Do you use sociobehavioral data to predict patient adherence to prescribed therapy in clinical trials? If so, how do you use it?
We don’t use the behavior to describe therapy. We use it to manage interventions and ensure that participants are in compliance with the protocol. That is a potential in terms of adaptive protocol design whereby a participant’s behavior may lend to more favorable outcomes in one study regimen vs. another such as fewer or more in-clinic visits or using an injectable vs. a pill taken orally.
Could AI eventually progress to the point where entire trials could be run using only AI subjects rather than human subjects or a hybrid of both?
This is a tough one. We have a longer horizon for realizing anything close to that. Synthetic control arms are the closest we have to that today. This would include using RWD and extrapolating that into an artificial control subject with some mixed results. This is possible today. In the context of a clinical trial, we are still working through the AI models and understanding pharmacokinetics of compounds. Having the idea of an AI human model is transformative, but from a general public perception standpoint, most people would be hesitant to take a medication that has only been researched through AI models.

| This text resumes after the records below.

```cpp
namespace {
enum Handling {
    RAW,
    FLAG,
    TMR,
    RESERVE,
    TAIL_BIAS,
    MFMA,
    AT_LEAST_1,
    NOT_CHAR_0,
    IS_CHAR_1,
    EPI,
};
struct Row {
    const char* key;
    const char* env;
    int Tuning::*field;
    int def;
    Handling how;
};
const Row ROWS[] = {
    {"gemm8p", "MOREC_GEMM8P", &Tuning::gemm8p, 0, RAW},
    {"gemm2w", "MOREC_GEMM2W", &Tuning::gemm2w, 0, RAW},
    {"gemm_small", "MOREC_GEMM_SMALL", &Tuning::gemm_small, 0, RAW},
    {"gemm_skinny", "MOREC_GEMM_SKINNY", &Tuning::gemm_skinny, 0, RAW},
    {"ce8p", "MOREC_CE8P", &Tuning::ce8p, 0, RAW},
    {"gemm8p_tmr", "MOREC_GEMM8P_TMR", &Tuning::gemm8p_tmr, 1, TMR},
    {"gemm8p_ngroup", "MOREC_GEMM8P_NGROUP", &Tuning::gemm8p_ngroup, -1, RAW},
    {"gemm8p_reserve_cus", "MOREC_GEMM8P_RESERVE_CUS", &Tuning::gemm8p_reserve_cus, 0, RESERVE},
    {"gemm8p_tail_split", "MOREC_GEMM8P_TAIL_SPLIT", &Tuning::gemm8p_tail_split, 0, FLAG},
    {"gemm8p_tail_bias", nullptr, &Tuning::gemm8p_tail_bias, 2, TAIL_BIAS},
    {"gemm8p_mfma", "MOREC_GEMM8P_MFMA", &Tuning::gemm8p_mfma, 0, MFMA},
    {"gemm8p_debug", "MOREC_GEMM8P_DEBUG", &Tuning::gemm8p_debug, 0, RAW},
    {"gemm8p_stamps_lo", nullptr, &Tuning::gemm8p_stamps_lo, 0, RAW},
    {"gemm8p_stamps_hi", nullptr, &Tuning::gemm8p_stamps_hi, 0, RAW},
    {"deterministic", "MOREC_DETERMINISTIC", &Tuning::deterministic, 0, FLAG},
    {"fold_defer", "MOREC_FOLD_DEFER", &Tuning::fold_defer, 1, FLAG},
    {nullptr, "MOREC_GEMM_TILE", &Tuning::gemm_tile, 0, RAW},
    {nullptr, "MOREC_GEMM_EPI", &Tuning::gemm_epi, 2, EPI},
    {nullptr, "MOREC_GEMM2W_STAGGER", &Tuning::gemm2w_stagger, 0, RAW},
    {nullptr, "MOREC_TN8P_SKIP", &Tuning::tn8p_skip, 1, FLAG},
    {nullptr, "MOREC_ATTN_MFMA64", &Tuning::attn_mfma64, 1, NOT_CHAR_0},
    {nullptr, "MOREC_ATTN_F32_MFMA", &Tuning::attn_f32_mfma, 1, NOT_CHAR_0},
    {nullptr, "MOREC_SWIN_WPW_MIN", &Tuning::swin_wpw_min, 8, AT_LEAST_1},
    {nullptr, "MOREC_SWIN_BWD_WIDE", &Tuning::swin_bwd_wide, 1, RAW},
    {nullptr, "MOREC_QUIET", &Tuning::quiet, 0, IS_CHAR_1},
};

int handled(Handling how, int v) {
    switch (how) {
        case FLAG: return v != 0;
        case TMR: return (v == 0 || v == 1 || v == 224 || v == 192) ? v : 1;
        case RESERVE: return v < 0 ? 0 : v > 128 ? 128 : v;
        case TAIL_BIAS: return v < 0 ? 0 : v > 16 ? 16 : v;
        case MFMA: return (v == 16 || v == 32) ? v : 0;
        case AT_LEAST_1: return v < 1 ? 1 : v;
        default: return v;
    }
}

Tuning& table() {
    static Tuning t = [] {
        Tuning x{};
        for (const Row& r : ROWS) {
            const char* e = r.env ? getenv(r.env) : nullptr;
// ... 44 lines not shown
```

### idvs/morec_amd/csrc/tuning.hpp

```cpp
#pragma once

struct Tuning {
    int gemm8p, gemm2w, gemm_small, gemm_skinny, ce8p;
    int gemm8p_tmr;
    int gemm8p_ngroup;
    int gemm8p_reserve_cus;
    int gemm8p_tail_split, gemm8p_tail_bias;
    int gemm8p_mfma;
    int gemm8p_debug;
    int gemm8p_stamps_lo, gemm8p_stamps_hi;
    int deterministic;
    int fold_defer;
    int gemm_tile;
    int gemm_epi;
    int gemm2w_stagger;
    int tn8p_skip;
    int attn_mfma64;
    int attn_f32_mfma;
    int swin_wpw_min;
    int swin_bwd_wide;
    int quiet;

    unsigned long long gemm8p_stamps() const {
        return ((unsigned long long)(unsigned)gemm8p_stamps_hi << 32) | (unsigned)gemm8p_stamps_lo;
    }
};

const Tuning& tuning();

int device_cu_count();
int gemm8p_cu_count();
```

### include/morec_hip.h

```cpp
#ifndef MOREC_HIP_H
#define MOREC_HIP_H

#include <stddef.h>
#include <stdint.h>

#ifdef __cplusplus
extern "C" {
#endif

#define MOREC_F32 0
#define MOREC_BF16 1
#define MOREC_F16 2
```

There is capability, technology and societal pressure that will make this a long road. Incremental gains may be impactful in the short term.
The Biology part of AI (using biological models) is on the far horizon, but we are more optimistic of the procedurally regulatory trial process. This includes automating data management and productivity. AI is more here and now in this area.
Let’s zoom in. What are the incremental gains? What are the hugely repetitive tasks that the model could repeat? Let’s look at the gains here. There are companies working on simulations, but those are supercomputer activities which must be validated against existing human models and data.